* What is required *
Each line containing the word "shape" must be copied from the material below.

[Start of Attachment]

static void launch_bdy(Call &k) {
  pmmg_hip_ctx *c = k.c;
  const auto bdy_fn = k.ma.src ? k_bdy<1> : k_bdy<0>;
  hipLaunchKernelGGL(bdy_fn, dim3(8 * blocks_for((k.np_new + 7) / 8, kBdyBpx)), dim3(kBlock), 0,
                     k.sb, k.bg, (const Frame *)k.fr, (const unsigned long long *)k.sgrid, k.gs, k.xyz_new,
                     (const int *)k.order_b, k.S, k.elem_out, k.hit_out, (int *)c->fb_bdy.p, k.st, c->maxstep,
                     FbInit{(int *)c->bbest.p},
                     FbGridBufs{(int *)c->fbg_bdy_c.p, (int *)c->fbg_bdy_u.p, (int *)c->fbg_bdy_i.p}, k.ma);
}

static int srf_tail(Call &k) {
  pmmg_hip_ctx *c = k.c;
  bool rec = false;
  const bool fill = k.nsg >= kRefillCells;
  if (k.bg.nt > 0) {
    hipLaunchKernelGGL(k_fb_grid, dim3(1), dim3(kBlock), 0, k.sb, k.xyz_new, (const int *)c->fb_bdy.p, k.st, 1,
                       FbGridBufs{(int *)c->fbg_bdy_c.p, (int *)c->fbg_bdy_u.p, (int *)c->fbg_bdy_i.p});
    launch_bdy_fallbacks(c, k.sb, k.S, k.xyz_new, k.elem_out, k.hit_out, fill ? nullptr : c->ev[EV_BDY1]);
    rec = !fill;
    HIPCK(c, hipGetLastError());
    if (fill) {
      hipExtLaunchKernelGGL(k_fill64, dim3(blocks_for((k.nsg + 1) / 2, 2048)), dim3(kBlock), 0, k.sb, nullptr,
                            c->ev[EV_BDY1], 0, k.sgrid, k.nsg, ~0ULL);
      rec = true;
      c->sgrid_clean_p = c->sgrid.p;
      c->sgrid_clean_n = k.nsg;
    }
  }
  if (!rec) HIPCK(c, hipEventRecord(c->ev[EV_BDY1], k.sb));
  return 1;
}

static int launch_vol(Call &k) {
  pmmg_hip_ctx *c = k.c;
  if (k.force != 0 && k.sc != k.sb) HIPCK(c, hipStreamWaitEvent(k.s, c->ev[EV_ORDER2], 0));
  c->ev_vol0 = k.force == 0 ? EV_PREP : EV_VOL0;
  if (c->ev_vol0 == EV_VOL0) HIPCK(c, hipEventRecord(c->ev[EV_VOL0], k.s));
  const ContArgs ca{(int *)c->fb_vol.p, FbInit{(int *)c->best.p}, c->maxstep};
  hipExtLaunchKernelGGL(k.vol_fn, dim3((k.np_new + 63) / 64), dim3(64), 0, k.s, nullptr, c->ev[EV_WALK], 0, k.bg,
                        (const Frame *)k.fr, (const unsigned long long *)k.grid, k.g, k.xyz_new, k.pclass,
                        (const int *)k.order_v, k.np_new, k.st, k.S, k.elem_out, k.hit_out, c->filter_steps, k.flag,
                        kXcdRun, ca, k.ma);
  return 1;
}

static int launch_tail(Call &k) {
  pmmg_hip_ctx *c = k.c;
  hipStream_t s = k.s;
  const bool refill = k.ng >= kRefillCells;
  if (refill) {
    if (!c->stream_f) HIPCK(c, hipStreamCreateWithFlags(&c->stream_f, hipStreamNonBlocking));
    HIPCK(c, hipStreamWaitEvent(c->stream_f, c->ev[EV_WALK], 0));
    hipExtLaunchKernelGGL(k_fill64, dim3(blocks_for((k.ng + 1) / 2, 2048)), dim3(kBlock), 0, c->stream_f, nullptr,
                          c->ev[EV_FILL], 0, k.grid, k.ng, ~0ULL);
    HIPCK(c, hipGetLastError());
    c->grid_clean_p = c->grid.p;
    c->grid_clean_n = k.ng;
  }
  HIPCK(c, hipGetLastError());
  hipLaunchKernelGGL(k_fb_grid, dim3(1), dim3(kBlock), 0, s, k.xyz_new, (const int *)c->fb_vol.p, k.st, 0,
                     FbGridBufs{(int *)c->fbg_vol_c.p, (int *)c->fbg_vol_u.p, (int *)c->fbg_vol_i.p});
  launch_vol_fallbacks(c, k.S, k.xyz_new, k.elem_out, k.hit_out, c->ev[EV_JOIN]);
  HIPCK(c, hipGetLastError());
  HIPCK(c, hipStreamWaitEvent(s, c->ev[EV_BDY1], 0));
  if (refill) HIPCK(c, hipStreamWaitEvent(s, c->ev[EV_FILL], 0));
  HIPCK(c, hipEventRecord(c->ev[EV_END], s));
  c->pending = true;
  return 1;
}

static int run_device(pmmg_hip_ctx *c, int np_new, const double *xyz_new, const uint8_t *pclass, double *met_out,
                      double *const *fields_out, int *elem_out, int8_t *hit_out, double *rec_out = nullptr,
                      const int *map_src = nullptr) {
  Call k{};
  k.c = c;
  k.np_new = np_new;
  k.xyz_new = xyz_new;
  k.pclass = pclass;
  k.elem_out = elem_out;
  k.hit_out = hit_out;
  k.bg = c->bg;
  k.s = c->stream;
  k.sb = k.sc = c->stream2;
  if (!call_slots(k, met_out, fields_out, rec_out, map_src) || !call_scratch(k) || !launch_frame_seeds(k)) return 0;
  const bool pre = k.force < 0;
  bool ord = false;
  if (pre) {
    if (!launch_cls(k, true)) HIPCK(c, hipEventRecord(c->ev[EV_ORDER], k.sb));
    ord = true;
    if (!srf_head(k)) return 0;
    HIPCK(c, hipGetLastError());
    HIPCK(c, hipEventSynchronize(c->ev[EV_FRAME]));
    const int f = __atomic_load_n(&c->flag_host[0], __ATOMIC_ACQUIRE);
    if (f != 0 && f != 1) {
      set_err(c, "locate_interp: the query order decision did not arrive (%d)", f);
      return 0;
    }
    k.force = f;
  } else {
    ord = launch_cls(k, k.force == 0);
  }
  if (!launch_morton(k)) return 0;
  HIPCK(c, hipGetLastError());
  if (!ord) HIPCK(c, hipEventRecord(c->ev[EV_ORDER], k.sb));
  if (k.force != 0) HIPCK(c, hipEventRecord(c->ev[EV_ORDER2], k.sc));
  if (pre && !launch_vol(k)) return 0;
  if (k.sc != k.sb && k.force != 0) HIPCK(c, hipStreamWaitEvent(k.sb, c->ev[EV_ORDER2], 0));
  if (!pre && !srf_head(k)) return 0;
  if (k.bg.nt > 0) launch_bdy(k);
  if (!srf_tail(k)) return 0;
  if (!pre && !launch_vol(k)) return 0;
  HIPCK(c, hipGetLastError());
  return launch_tail(k);
}

static int collect_stats(pmmg_hip_ctx *c, pmmg_hip_stats *out) {
  DevStats h;
  int order[2] = {0, 0};
  HIPCK(c, ctx_d2h(c, order, c->oflag.p, sizeof(order)));
  std::vector<StatPart> parts(kStatParts);
  HIPCK(c, ctx_d2h(c, &h, c->stats.p, sizeof(DevStats)));
  HIPCK(c, ctx_d2h(c, parts.data(), (const DevStats *)c->stats.p + 1, kStatParts * sizeof(StatPart)));
  unsigned long long cnt[kNumCnt] = {0}, steps = 0, stepmax = 0;
  for (const StatPart &pt : parts) {
    for (int j = 0; j < kNumCnt; j++) cnt[j] += pt.cnt[j];
    steps += pt.steps;
    if (pt.stepmax > stepmax) stepmax = pt.stepmax;
  }
  memset(out, 0, sizeof(*out));
  out->nvol = order[0] == 1 ? (int64_t)h.nvol : (int64_t)cnt[kCntVolQueries];
  out->nbdy = h.nbdy;
  out->nvol_walk = (int64_t)cnt[PMMG_HIT_VOL_WALK];
  out->nvol_exhaust = (int64_t)cnt[PMMG_HIT_VOL_EXHAUST];
  out->nvol_closest = (int64_t)cnt[PMMG_HIT_VOL_CLOSEST];
  out->nvol_exact = (int64_t)cnt[kCntExact];
  out->nbdy_face = (int64_t)cnt[PMMG_HIT_BDY_FACE];
  out->nbdy_edge = (int64_t)cnt[PMMG_HIT_BDY_EDGE];
  out->nbdy_vertex = (int64_t)cnt[PMMG_HIT_BDY_VERTEX];
  out->nbdy_wedge = (int64_t)cnt[PMMG_HIT_BDY_WEDGE];
  out->nbdy_cone = (int64_t)cnt[PMMG_HIT_BDY_CONE];
  out->nbdy_exhaust = (int64_t)cnt[PMMG_HIT_BDY_EXHAUST];
  out->nbdy_stale = (int64_t)cnt[PMMG_HIT_BDY_STALE];
  out->nbdy_closest = (int64_t)cnt[PMMG_HIT_BDY_CLOSEST];
  out->steps_total = (int64_t)steps;
  out->stepmax = (int64_t)stepmax;
  out->wave_iters = (int64_t)cnt[kCntWaveIters];
  out->sorted = order[0] == 1;
  out->nvol_noseed = (int64_t)cnt[kCntNoSeed];
  out->nvol_stuck = (int64_t)cnt[kCntStuck];
  out->nvol_limit = (int64_t)cnt[kCntLimit];
  {
    int ad = 0;
    HIPCK(c, ctx_d2h(c, &ad, &((const Frame *)c->frame.p)->adaptive, sizeof(int)));
    out->seed_map_axes = ad;
    out->nbdy_fanscan = (int64_t)cnt[kCntFanScan];
    out->nvol_src = (int64_t)cnt[kCntVolSrc];
    out->nbdy_src = (int64_t)cnt[kCntBdySrc];
  }
  float ms = 0.f;
  HIPCK(c, hipEventElapsedTime(&ms, c->ev[EV_START], c->ev[EV_PREP]));
  out->ms_prepare = ms;
  HIPCK(c, hipEventElapsedTime(&ms, c->ev[EV_SB0], c->ev[EV_ORDER]));
  out->ms_sort = ms;
  HIPCK(c, hipEventElapsedTime(&ms, c->ev[c->ev_vol0], c->ev[EV_WALK]));
  out->ms_vol = out->ms_vol_locate = ms;
  HIPCK(c, hipEventElapsedTime(&ms, c->ev[EV_BDY0], c->ev[EV_BDY1]));
  out->ms_bdy = ms;
  HIPCK(c, hipEventElapsedTime(&ms, c->ev[EV_WALK], c->ev[EV_JOIN]));
  out->ms_fallback = ms;
  HIPCK(c, hipEventElapsedTime(&ms, c->ev[EV_START], c->ev[EV_END]));
  out->ms_total = ms;
  return 1;
}

int pmmg_hip_sync(pmmg_hip_ctx *c, pmmg_hip_stats *stats) {
  if (!enter(c)) return 0;
  for (pmmg_hip_ctx *l : c->lanes)
    if (hipStreamSynchronize(l->stream) != hipSuccess) {
      set_err(c, "sync: group lane failed: %s", l->err);
      return 0;
    }
  HIPCK(c, hipStreamSynchronize(c->stream));
  if (stats && c->pending) return collect_stats(c, stats);
  return 1;
}

static int take_point_map(pmmg_hip_ctx *c, int np_new, const int **src) {
  *src = c->map_src;
  c->map_src = nullptr;
  if (*src && c->map_np != np_new) {
    set_err(c, "locate_interp: the point map was armed for %d new points, the call has %d", c->map_np, np_new);
    return 0;
  }
  return 1;
}

int pmmg_hip_set_point_map(pmmg_hip_ctx *c, int np_new, const int *src, int where) {
  if (!c) return 0;
  c->map_src = nullptr;
  if (np_new <= 0 || !src) {
    set_err(c, "set_point_map: np_new = %d or src NULL", np_new);
    return 0;
  }
  if (where == PMMG_HIP_DEVICE) {
    c->map_src = src;
  } else {
    HIPCK(c, hipSetDevice(c->device));
    if (!snap_join(c)) return 0;
    if (!upload(c, c->map_own, src, sizeof(int) * (size_t)np_new)) return 0;
    c->map_src = (const int *)c->map_own.p;
  }
  c->map_np = np_new;
  return 1;
}

int pmmg_hip_start_elements(pmmg_hip_ctx *c, int *start_tet, int *start_tri, int where) {
  if (!enter(c)) return 0;
  if (c->bg.ne <= 0) {
    set_err(c, "start_elements: no background set");
    return 0;
  }
  if (!start_tables(c)) return 0;
  const size_t bytes = sizeof(int) * (size_t)c->bg.np;
  const int *tab = (const int *)c->start_tab.p;
  const hipMemcpyKind kind = where == PMMG_HIP_DEVICE ? hipMemcpyDeviceToDevice : hipMemcpyDeviceToHost;
  if (start_tet) HIPCK(c, hipMemcpyAsync(start_tet, tab, bytes, kind, c->stream));
  if (start_tri) HIPCK(c, hipMemcpyAsync(start_tri, tab + c->bg.np, bytes, kind, c->stream));
  HIPCK(c, hipStreamSynchronize(c->stream));
  return 1;
}
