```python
# ... 504 lines not shown
            assert not (wg and bg) or acc_w == acc_b

            def write(gx, accumulate):
                dst = gx if not accumulate else torch.empty_like(gx)
                E.call("cc_bn_train_bwd", g, xt, mod.weight, mean, invstd, dst, gw, gb, ops._ws(E.call("cc_bn_ws_bytes", C), xt),
                       B, C, H, W, int(acc_w or acc_b), STREAM)
                if accumulate:
                    gx.add_(dst)
            if x.needs:
                x.from_writer(write)
            else:
                x.skip()
                write(torch.empty_like(xt), False)
        self._node(bwd)
        return yt

    def upsample2x(self, x, scale=1.0, out=None):
        E = self.E
        B, C, H, W = x.t.shape
        y = out if out is not None else _new((B, C, 2 * H, 2 * W), x.t)
        E.call("cc_upsample2x_fwd", x.t, y, B, C, H, W, _bs(x.t), _bs(y), float(scale), STREAM)
        yt = self._tt(y)
        self._use(x)
        if self.record:
            def bwd():
                g, _ = yt.final()
                if g is None:
                    x.skip()
                    return
                x.from_writer(lambda gx, acc: E.call("cc_upsample2x_bwd", g, gx, B, C, H, W, _bs(g), _bs(gx), float(scale), int(acc), STREAM))
            self._node(bwd)
        return yt

    def corr_pair(self, a, b, c, inv_b, inv_c, out=None):
        E = self.E
        B, C, H, W = a.t.shape
        at, bt, ct = [t.t if t.t.is_contiguous() else t.t.contiguous() for t in (a, b, c)]
        if out is None:
            out = _new((B, 162, H, W), at)
        tot = _bs(out) // (H * W)
        E.call("cc_corr9x9_fwd", at, bt, out, inv_b, B, C, H, W, tot, 0, STREAM)
        E.call("cc_corr9x9_fwd", at, ct, out, inv_c, B, C, H, W, tot, 81, STREAM)
        yt = self._tt(out)
        self._use(a, b, c)
        if self.record:
            def bwd():
                g, _ = yt.final()
                if g is None:
                    a.skip(), b.skip(), c.skip()
                    return
                gtot = _bs(g) // (H * W)
                ga, gb_, gc = torch.empty_like(at), torch.empty_like(bt), torch.empty_like(ct)
                E.call("cc_corr9x9_bwd", g, at, bt, ga, gb_ if b.needs else None, inv_b, B, C, H, W, gtot, 0, 0, STREAM)
                E.call("cc_corr9x9_bwd", g, at, ct, ga, gc if c.needs else None, inv_c, B, C, H, W, gtot, 81, 1, STREAM)
                a.add_alias(ga)
                b.add_alias(gb_) if b.needs else b.skip()
                c.add_alias(gc) if c.needs else c.skip()
            self._node(bwd)
        return yt

    def feature_warp(self, x, flow, flow_scale, align_corners):
        E = self.E
        xt = x.t if x.t.is_contiguous() else x.t.contiguous()
        ft = flow.t if flow.t.is_contiguous() else flow.t.contiguous()
        B, C, H, W = xt.shape
        y = torch.empty_like(xt)
        E.call("cc_feature_warp_fwd", xt, ft, y, B, C, H, W, int(align_corners), float(flow_scale), STREAM)
        yt = self._tt(y)
        self._use(x, flow)
        if self.record:
            def bwd():
                g, _ = yt.final()
                if g is None:
                    x.skip(), flow.skip()
                    return
                g = g if g.is_contiguous() else g.contiguous()
                gflow = torch.empty_like(ft) if flow.needs else None
                if x.needs:
                    def write(gx, acc):
                        if config.deterministic and C >= 16:
                            ws = torch.empty(int(E.call("cc_feature_warp_bwd_det_ws_bytes", B, C, H, W)), dtype=torch.uint8,
                                             device=gx.device)
                            E.call("cc_feature_warp_bwd_det", g, xt, ft, gflow, gx, ws, B, C, H, W, int(align_corners),
                                   float(flow_scale), int(acc), STREAM)
                            return
                        if not acc:
                            gx.zero_()
# ... 99 lines not shown
```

[End of Attachment]

* Solution *
        B, C, H, W = x.t.shape
        B, C, H, W = a.t.shape
        B, C, H, W = xt.shape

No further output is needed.